Aim of the task: Scan the records and identify every line in which the string "ONCE" occurs, then return those lines.

>>>>

int rs_rnnt_launch_lstm_pred(rs_ctx* ctx, const void* st_ptr, int rows, hipStream_t s) {
    if (int rc = ensure_decode_lds(ctx); rc != RS_OK) return rc;
    launch_lstm_pred(ctx, *reinterpret_cast<const DecodeState*>(st_ptr), rows, rows, narrow_kernels_usable(ctx), s);
    return RS_OK;
}

int rs_rnnt_launch_joint_logits(rs_ctx* ctx, const void* st_ptr, const float* joint_enc, int rows, int tp_max, int rows_per_utt,
                                int step, hipStream_t s) {
    if (int rc = ensure_decode_lds(ctx); rc != RS_OK) return rc;
    const rs_dims& d = ctx->d;
    const int nct = (d.n_logits + 63) / 64;
    hipLaunchKernelGGL(rnnt_tile_kernel<2>, dim3(joint_grid_x(nct, (rows + 31) / 32), (rows + 31) / 32), dim3(512), TILE_LDS, s,
                       *reinterpret_cast<const DecodeState*>(st_ptr), joint_enc, rows, tp_max, d.pred_layers, d.pred_hidden,
                       d.joint_hidden, d.n_logits, ctx->jout_w, ctx->jout_b, nct, step, rows_per_utt);
    return RS_OK;
}

int rs_rnnt_launch_joint_logits_indirect(rs_ctx* ctx, const void* st_ptr, const float* joint_enc, int rows, int rows_bound, int tp_max,
                                         int rows_per_utt, int step, hipStream_t s) {
    if (int rc = ensure_decode_lds(ctx); rc != RS_OK) return rc;
    const rs_dims& d = ctx->d;
    const int nct = (d.n_logits + 63) / 64;
    const int rts = (rows_bound + 31) / 32 > 0 ? (rows_bound + 31) / 32 : 1;
    const DecodeState& st = *reinterpret_cast<const DecodeState*>(st_ptr);
    if (st.a_pre)
        hipLaunchKernelGGL(rnnt_tile_kernel<4>, dim3(joint_grid_x(nct, rts), rts), dim3(512), TILE_LDS, s, st, joint_enc, rows, tp_max,
                           d.pred_layers, d.pred_hidden, d.joint_hidden, d.n_logits, ctx->jout_w, ctx->jout_b, nct, step, rows_per_utt);
    else
        hipLaunchKernelGGL(rnnt_tile_kernel<3>, dim3(joint_grid_x(nct, rts), rts), dim3(512), TILE_LDS, s, st, joint_enc, rows, tp_max,
                           d.pred_layers, d.pred_hidden, d.joint_hidden, d.n_logits, ctx->jout_w, ctx->jout_b, nct, step, rows_per_utt);
    return RS_OK;
}

constexpr int LOOKAHEAD_MAX = 8;

static void greedy_layout(const rs_ctx* ctx, int B, rs_arena& a, DecodeState& st) {
    const rs_dims& d = ctx->d;
    const size_t state = (size_t)d.pred_layers * B * d.pred_hidden, J = d.joint_hidden;
    const size_t nct = (d.n_logits + 63) / 64, Vpad = (size_t)(d.n_logits + 15) / 16 * 16;
    st.h = a.take<float>(state); st.c = a.take<float>(state);
    st.h_tmp = a.take<float>(state); st.c_tmp = a.take<float>(state);
    st.g = a.take<float>(B * J);
    st.tcur = a.take<int32_t>(B); st.sym = a.take<int32_t>(B);
    st.token = a.take<int32_t>(B); st.act = a.take<int32_t>(B);
    if (ctx->k2_conv_w) st.token2 = a.take<int32_t>(B);
    st.alive = a.take<int32_t>((size_t)2 * B);
    st.counters = a.take<int32_t>(16);
    st.pmax = a.take<float>(B * LOOKAHEAD_MAX * nct); st.pidx = a.take<int32_t>(B * LOOKAHEAD_MAX * nct);
    st.a16 = a.take<uint16_t>(B * J); st.anorm = a.take<float>(B);
    st.zapprox = a.take<float>(B * Vpad);
}
constexpr size_t GREEDY_SLACK = 1024;

size_t rs_rnnt_workspace_bytes(const rs_ctx* ctx, int B) {
    rs_arena a;
    DecodeState st{};
    greedy_layout(ctx, B, a, st);
    return a.bytes() + GREEDY_SLACK;
}
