struct PermBuildPos {
  uint32_t c, r, rend, row_off, gj;
  uint32_t cb;
  const double2 *src;
  uint32_t col;
  bool active, owns;
};
template <int NT, class PP>
__device__ __forceinline__ PermBuildPos perm_build_pos(const PP &P, const double2 *__restrict__ src, uint32_t Mt, uint32_t Mx, uint32_t gi0,
                                                       uint32_t gj0, uint32_t W, uint32_t rows) {
  PermBuildPos q;
  const uint32_t wave = __builtin_amdgcn_readfirstlane(threadIdx.x / kWave), lane = threadIdx.x % kWave;
  const uint32_t nwc = W > 63 ? 2 : 1;
  const uint32_t groups = (NT / kWave) >> (nwc - 1);
  const uint32_t g = wave >> (nwc - 1), cw = wave & (nwc - 1);
  static_assert(((NT / kWave) & (NT / kWave - 1)) == 0, "waves per workgroup: a power of two (shifts for divisions)");
  const uint32_t rpg = groups == 4 ? (rows + 3) >> 2 : groups == 8 ? (rows + 7) >> 3 : (rows + groups - 1) / groups;
  q.c = 63 * cw + lane;
  q.r = __builtin_amdgcn_readfirstlane(g * rpg);
  q.rend = __builtin_amdgcn_readfirstlane(g < groups ? min(rows, q.r + rpg) : 0);
  q.active = q.r < q.rend;
  q.owns = lane < 63 && q.c < W && P.has_col(q.c);
  q.cb = P.col(q.c);
  q.src = src;
  q.col = wrap_add(gi0, min(q.c, W), Mt);
  q.gj = __builtin_amdgcn_readfirstlane(wrap_add(gj0, q.r, Mx));
  q.row_off = q.gj * Mt;
  return q;
}
template <int U>
__device__ __forceinline__ void perm_rows_load(PermBuildPos &q, uint32_t Mt, uint32_t Mx, bool first, double2 &cur, double2 (&nxt)[U]) {
  if (!q.active) return;
  if (first) cur = (q.src + q.row_off)[q.col];
#pragma unroll
  for (int u = 0; u < U; ++u) {
    q.gj = q.gj + 1 == Mx ? 0 : q.gj + 1;
    q.row_off = q.gj == 0 ? 0 : q.row_off + Mt;
    if (q.r + u < q.rend) nxt[u] = (q.src + q.row_off)[q.col];
  }
}
template <int U, class PP>
__device__ __forceinline__ void perm_rows_store(PermBuildPos &q, const PP &P, double *plane, double2 &cur, const double2 (&nxt)[U]) {
  if (!q.active) return;
  char *const pb = reinterpret_cast<char *>(plane) + q.cb;
#pragma unroll
  for (int u = 0; u < U; ++u)
    if (q.r + u < q.rend) {
      const double right = wave_rotate_down(cur.y);
      if (q.owns && P.has_row(q.r + u)) *reinterpret_cast<double *>(pb + P.row(q.r + u)) = ((cur.x + right) - nxt[u].x) - cur.y;
      cur = nxt[u];
    }
  q.r += U;
}
template <int NT, int U, bool ONCE, class PP>
__device__ __forceinline__ void perm_build_rows(const PP &P, double *plane, const double2 *__restrict__ src, uint32_t Mt, uint32_t Mx,
                                                uint32_t gi0, uint32_t gj0, uint32_t W, uint32_t rows) {
  PermBuildPos q = perm_build_pos<NT>(P, src, Mt, Mx, gi0, gj0, W, rows);
  double2 cur = make_double2(0., 0.);
  if (ONCE) {
    double2 nxt[U];
    perm_rows_load<U>(q, Mt, Mx, true, cur, nxt);
    perm_rows_store<U>(q, P, plane, cur, nxt);
    return;
  }
  bool first = true;
  while (__builtin_amdgcn_readfirstlane(q.r) < __builtin_amdgcn_readfirstlane(q.rend)) {
    double2 nxt[U];
    perm_rows_load<U>(q, Mt, Mx, first, cur, nxt);
    perm_rows_store<U>(q, P, plane, cur, nxt);
    first = false;
  }
}

template <int NT, int RING, int TH = 64>
struct PermTasks {
  using PG = PermGeom<NT, RING, TH>;
  static constexpr int OW = PG::OW, HR = PG::HR, H2 = HR / 2, NW = NT / kWave, NS = PG::NV;
  static constexpr int NWK = NW / 2, Q = H2 / NWK, R = H2 % NWK;
  static constexpr int XC = OW - 64;
  static constexpr int L0 = XC * H2, L1 = (XC / 2) * HR;
  static constexpr int NL0 = (L0 + 63) / 64, NL1 = (L1 + 63) / 64;
  static_assert(NW % 2 == 0 && NS == Q + (R > 0 ? 1 : 0), "slots per thread: the longer block");
  static_assert(XC == 0 || (R > 0 && NL0 <= NWK - R && NL1 <= NWK - R), "the left-over wave-tasks fit the free last slots of their kind");
  uint32_t wave, lane, c_mu0, c_mu1, r_lo;
  uint32_t j, m0, len;
  bool kind;
  __device__ PermTasks() {
    wave = __builtin_amdgcn_readfirstlane(threadIdx.x / kWave);
    lane = threadIdx.x % kWave;
    c_mu0 = lane < 32 ? 2 * lane : 2 * (lane - 32) + 1;
    c_mu1 = 2 * (lane & 31u);
    r_lo = lane >> 5;
    kind = wave >= (uint32_t)NWK;
    j = kind ? wave - (uint32_t)NWK : wave;
    m0 = j * (uint32_t)Q + min(j, (uint32_t)R);
    len = (uint32_t)Q + (j < (uint32_t)R ? 1u : 0u);
  }
  template <class F>
  __device__ __forceinline__ void by_kind(F &&f) const {
    if (kind) f(std::true_type{}); else f(std::false_type{});
  }
  __device__ __forceinline__ bool in_block(int k) const { return k < Q || (uint32_t)k < len; }
  template <bool MU1>
  __device__ __forceinline__ bool task(int k, uint32_t &r, uint32_t &c) const {
    if (main_task<MU1>(k, r, c)) return true;
    return XC > 0 && k == NS - 1 && left_task<MU1>(r, c);
  }
  template <bool MU1>
  __device__ __forceinline__ bool main_task(int k, uint32_t &r, uint32_t &c) const {
    r = 0; c = 0;
    if (!in_block(k)) return false;
    const uint32_t m = m0 + (uint32_t)k;
    r = MU1 ? 2 * m + r_lo : 2 * m;
    c = MU1 ? c_mu1 : c_mu0;
    return true;
  }
  template <bool MU1>
  __device__ __forceinline__ bool left_task(uint32_t &r, uint32_t &c) const {
    r = 0; c = 0;
    if (XC > 0 && !in_block(NS - 1)) {
      const uint32_t jl = j - (uint32_t)R;
      if (!MU1 && jl < (uint32_t)NL0) {
        const uint32_t L = 64 * jl + lane;
        r = 2 * (L / (XC ? XC : 1));
        c = 64 + L % (XC ? XC : 1);
        return L < (uint32_t)L0;
      }
      if (MU1 && jl < (uint32_t)NL1) {
        const uint32_t L = 64 * jl + lane;
        r = L / (XC > 1 ? XC / 2 : 1);
        c = 64 + 2 * (L % (XC > 1 ? XC / 2 : 1));
        return L < (uint32_t)L1;
      }
    }
    return false;
  }
};

template <int STEP>
__device__ __forceinline__ void perm_gather5(uint32_t pa, uint32_t px, uint32_t px2, double &S, double &X, double &X2) {
  double a0 = lds_read_f64<0>(pa), x0 = lds_read_f64<0>(px), y0 = lds_read_f64<0>(px2);
  double a1 = lds_read_f64<STEP>(pa), x1 = lds_read_f64<STEP>(px), y1 = lds_read_f64<STEP>(px2);
  double a2 = lds_read_f64<2 * STEP>(pa), x2 = lds_read_f64<2 * STEP>(px), y2 = lds_read_f64<2 * STEP>(px2);
  double a3 = lds_read_f64<3 * STEP>(pa), x3 = lds_read_f64<3 * STEP>(px), y3 = lds_read_f64<3 * STEP>(px2);
  double a4 = lds_read_f64<4 * STEP>(pa), x4 = lds_read_f64<4 * STEP>(px), y4 = lds_read_f64<4 * STEP>(px2);
  asm volatile("s_waitcnt lgkmcnt(0)"
               : "+v"(a0), "+v"(x0), "+v"(y0), "+v"(a1), "+v"(x1), "+v"(y1), "+v"(a2), "+v"(x2), "+v"(y2), "+v"(a3), "+v"(x3), "+v"(y3),
                 "+v"(a4), "+v"(x4), "+v"(y4)
               :
               : "memory");
  S += a0; X += x0; X2 += y0;
  S += a1; X += x1; X2 += y1;
  S += a2; X += x2; X2 += y2;
  S += a3; X += x3; X2 += y3;
  S += a4; X += x4; X2 += y4;
}
__device__ __forceinline__ void perm_gather1(uint32_t pa, uint32_t px, uint32_t px2, double &S, double &X, double &X2) {
  double a0 = lds_read_f64<0>(pa), x0 = lds_read_f64<0>(px), y0 = lds_read_f64<0>(px2);
  asm volatile("s_waitcnt lgkmcnt(0)" : "+v"(a0), "+v"(x0), "+v"(y0) : : "memory");
  S += a0; X += x0; X2 += y0;
}
template <int STEP>
__device__ __forceinline__ void perm_gather5(uint32_t pa, uint32_t px2, double &S, double &X2) {
  double a0 = lds_read_f64<0>(pa), y0 = lds_read_f64<0>(px2);
  double a1 = lds_read_f64<STEP>(pa), y1 = lds_read_f64<STEP>(px2);
  double a2 = lds_read_f64<2 * STEP>(pa), y2 = lds_read_f64<2 * STEP>(px2);
  double a3 = lds_read_f64<3 * STEP>(pa), y3 = lds_read_f64<3 * STEP>(px2);
  double a4 = lds_read_f64<4 * STEP>(pa), y4 = lds_read_f64<4 * STEP>(px2);
  asm volatile("s_waitcnt lgkmcnt(0)"
               : "+v"(a0), "+v"(y0), "+v"(a1), "+v"(y1), "+v"(a2), "+v"(y2), "+v"(a3), "+v"(y3), "+v"(a4), "+v"(y4)
               :
               : "memory");
  S += a0; X2 += y0;
  S += a1; X2 += y1;
  S += a2; X2 += y2;
  S += a3; X2 += y3;
  S += a4; X2 += y4;
}
__device__ __forceinline__ void perm_gather1(uint32_t pa, uint32_t px2, double &S, double &X2) {
  double a0 = lds_read_f64<0>(pa), y0 = lds_read_f64<0>(px2);
  asm volatile("s_waitcnt lgkmcnt(0)" : "+v"(a0), "+v"(y0) : : "memory");
  S += a0; X2 += y0;
}

template <int NT, int RING, int TH = 64>
__device__ __forceinline__ void perm_sweeps(double *plane, const double2 *__restrict__ src, uint32_t Mt, uint32_t Mx, uint32_t i0,
                                            uint32_t j0, uint32_t K, double2 (&res)[2][PermGeom<NT, RING, TH>::NV]) {
  using PG = PermGeom<NT, RING, TH>;
  using PP = PermPlane<PG>;
  constexpr int HR = PG::HR, NV = PG::NV;
  constexpr int kGroups = NT / kWave / 2;
  constexpr int U = MLMCPI_PERM_U ? MLMCPI_PERM_U : (2 * HR + 4 * (int)kPermMaxK + kGroups - 1) / kGroups;
  const uint32_t W = PG::width(K), rows = PG::rows(K), H = RING + 2 * K;
  const PP P(K);
  auto back = [](uint32_t x, uint32_t h, uint32_t n) { return h <= n ? (x >= h ? x - h : x + n - h) : (x + n - h % n) % n; };
  const uint32_t gi0 = back(i0, H, Mt), gj0 = back(j0, H, Mx);
  const uint32_t oi0 = back(i0, RING, Mt), oj0 = back(j0, RING, Mx);
  using PT = PermTasks<NT, RING, TH>;
  const PT tasks;
  const char *const src_b = reinterpret_cast<const char *>(src);
  const bool small_lattice = Mx < (uint32_t)(2 * HR + 2) || Mt < (uint32_t)(PG::OW + 2);
  auto load_theta_of = [&](int h, double2 (&th)[NV], auto small, auto kind) {
    constexpr bool MU1 = decltype(kind)::value;
#pragma unroll
    for (int k = 0; k < NV; ++k) {
      uint32_t r, c;
      if (!tasks.template task<MU1>(k, r, c)) continue;
      uint32_t gr = oj0 + r + h * HR, gc = oi0 + c;
      gr = min(gr, gr - Mx);
      gc = min(gc, gc - Mt);
      if ((bool)small) {
        gr = min(gr, gr - Mx); gr = min(gr, gr - Mx);
        gc = min(gc, gc - Mt); gc = min(gc, gc - Mt);
      }
      const uint32_t o = (gr * Mt + gc) * 16u;
      if (!MU1) {
        const uint32_t o2 = gr + 1 == Mx ? o - gr * Mt * 16u : o + Mt * 16u;
        th[k] = make_double2(*reinterpret_cast<const double *>(src_b + o), *reinterpret_cast<const double *>(src_b + o2));
      } else {
        const uint32_t o2 = gc + 1 == Mt ? o - gc * 16u : o + 16u;
        th[k] = make_double2(*reinterpret_cast<const double *>(src_b + o + 8u), *reinterpret_cast<const double *>(src_b + o2 + 8u));
      }
    }
  };
  auto load_theta = [&](int h, double2 (&th)[NV], auto kind) {
    if (small_lattice) load_theta_of(h, th, std::true_type{}, kind); else load_theta_of(h, th, std::false_type{}, kind);
  };
  auto gather = [&](int h, double2 (&d)[NV], auto kind) {
    constexpr bool MU1 = decltype(kind)::value;
    const uint32_t lds0 = (uint32_t)(uintptr_t)plane;
    double Xnext = 0.0;
    auto one = [&](int k, uint32_t r, uint32_t c, auto chained_t) {
      constexpr bool chained = decltype(chained_t)::value;
      const uint32_t ro = r + (uint32_t)(h * HR), cq = c >> 1, rq = ro >> 1;
      uint32_t a, x, x2;
      if (!MU1) {
        const uint32_t cb = (c & 1u) ? PP::QB + ((uint32_t)(PG::OW / 2 - 1) - cq) * 8u : cq * 8u;
        x = cb + rq * (uint32_t)PP::kRow;
        x2 = x + (uint32_t)PP::kRow;
        a = cb + 2u * PP::QB + ((uint32_t)(HR - 1) - rq) * (uint32_t)PP::kRow;
      } else {
        const uint32_t rb = (ro & 1u) ? 2u * PP::QB + ((uint32_t)(HR - 1) - rq) * (uint32_t)PP::kRow : (rq + 1u) * (uint32_t)PP::kRow;
        x = rb + cq * 8u;
        x2 = x + 8u;
        a = rb + PP::QB + ((uint32_t)(PG::OW / 2) - cq) * 8u;
      }
      uint32_t pa = lds0 + a, px = lds0 + x, px2 = lds0 + x2;
      double S = 0.0, X = 0.0, X2 = 0.0;
      uint32_t s = 0;
      if (chained) {
        X = Xnext;
        for (; s + 5 <= K; s += 5) {
          perm_gather5<PP::kStep>(pa, px2, S, X2);
          pa += 5 * PP::kStep;
          px2 += 5 * PP::kStep;
        }
        for (; s < K; ++s) {
          perm_gather1(pa, px2, S, X2);
          pa += PP::kStep;
          px2 += PP::kStep;
        }
      } else {
        for (; s + 5 <= K; s += 5) {
          perm_gather5<PP::kStep>(pa, px, px2, S, X, X2);
          pa += 5 * PP::kStep;
          px += 5 * PP::kStep;
          px2 += 5 * PP::kStep;
        }
        for (; s < K; ++s) {
          perm_gather1(pa, px, px2, S, X, X2);
          pa += PP::kStep;
          px += PP::kStep;
          px2 += PP::kStep;
        }
      }
      Xnext = X2;
      double2 dk = MU1 ? make_double2(X - S, X2 - S) : make_double2(S - X, S - X2);
      asm volatile("" : "+v"(dk.x), "+v"(dk.y));
      d[k] = dk;
    };
    uint32_t r, c;
    if (PT::XC > 0)
      if (tasks.template left_task<MU1>(r, c)) one(NV - 1, r, c, std::false_type{});
#pragma unroll
    for (int k = 0; k < NV; ++k) {
      if (!tasks.template main_task<MU1>(k, r, c)) continue;
      if (!MU1 && k > 0) one(k, r, c, std::true_type{}); else one(k, r, c, std::false_type{});
    }
  };
  auto finish = [&](const double2 (&th)[NV], double2 (&d)[NV], auto kind) {
#pragma unroll
    for (int k = 0; k < NV; ++k) {
      uint32_t r, c;
      if (tasks.template task<decltype(kind)::value>(k, r, c)) d[k] = make_double2(mod_2pi_fast(th[k].x + d[k].x), mod_2pi_fast(th[k].y + d[k].y));
    }
  };

  perm_build_rows<NT, U, MLMCPI_PERM_U == 0>(P, plane, src, Mt, Mx, gi0, gj0, W, rows);
  double2 th[NV];
  tasks.by_kind([&](auto kind) { load_theta(0, th, kind); });
  __syncthreads();
  MLMCPI_STAMP(1);
  tasks.by_kind([&](auto kind) {
    gather(0, res[0], kind);
    finish(th, res[0], kind);
    MLMCPI_STAMP(2);
    load_theta(1, th, kind);
    gather(1, res[1], kind);
    finish(th, res[1], kind);
  });
}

<<<<

Solution to this problem:
template <int NT, int U, bool ONCE, class PP>
  if (ONCE) {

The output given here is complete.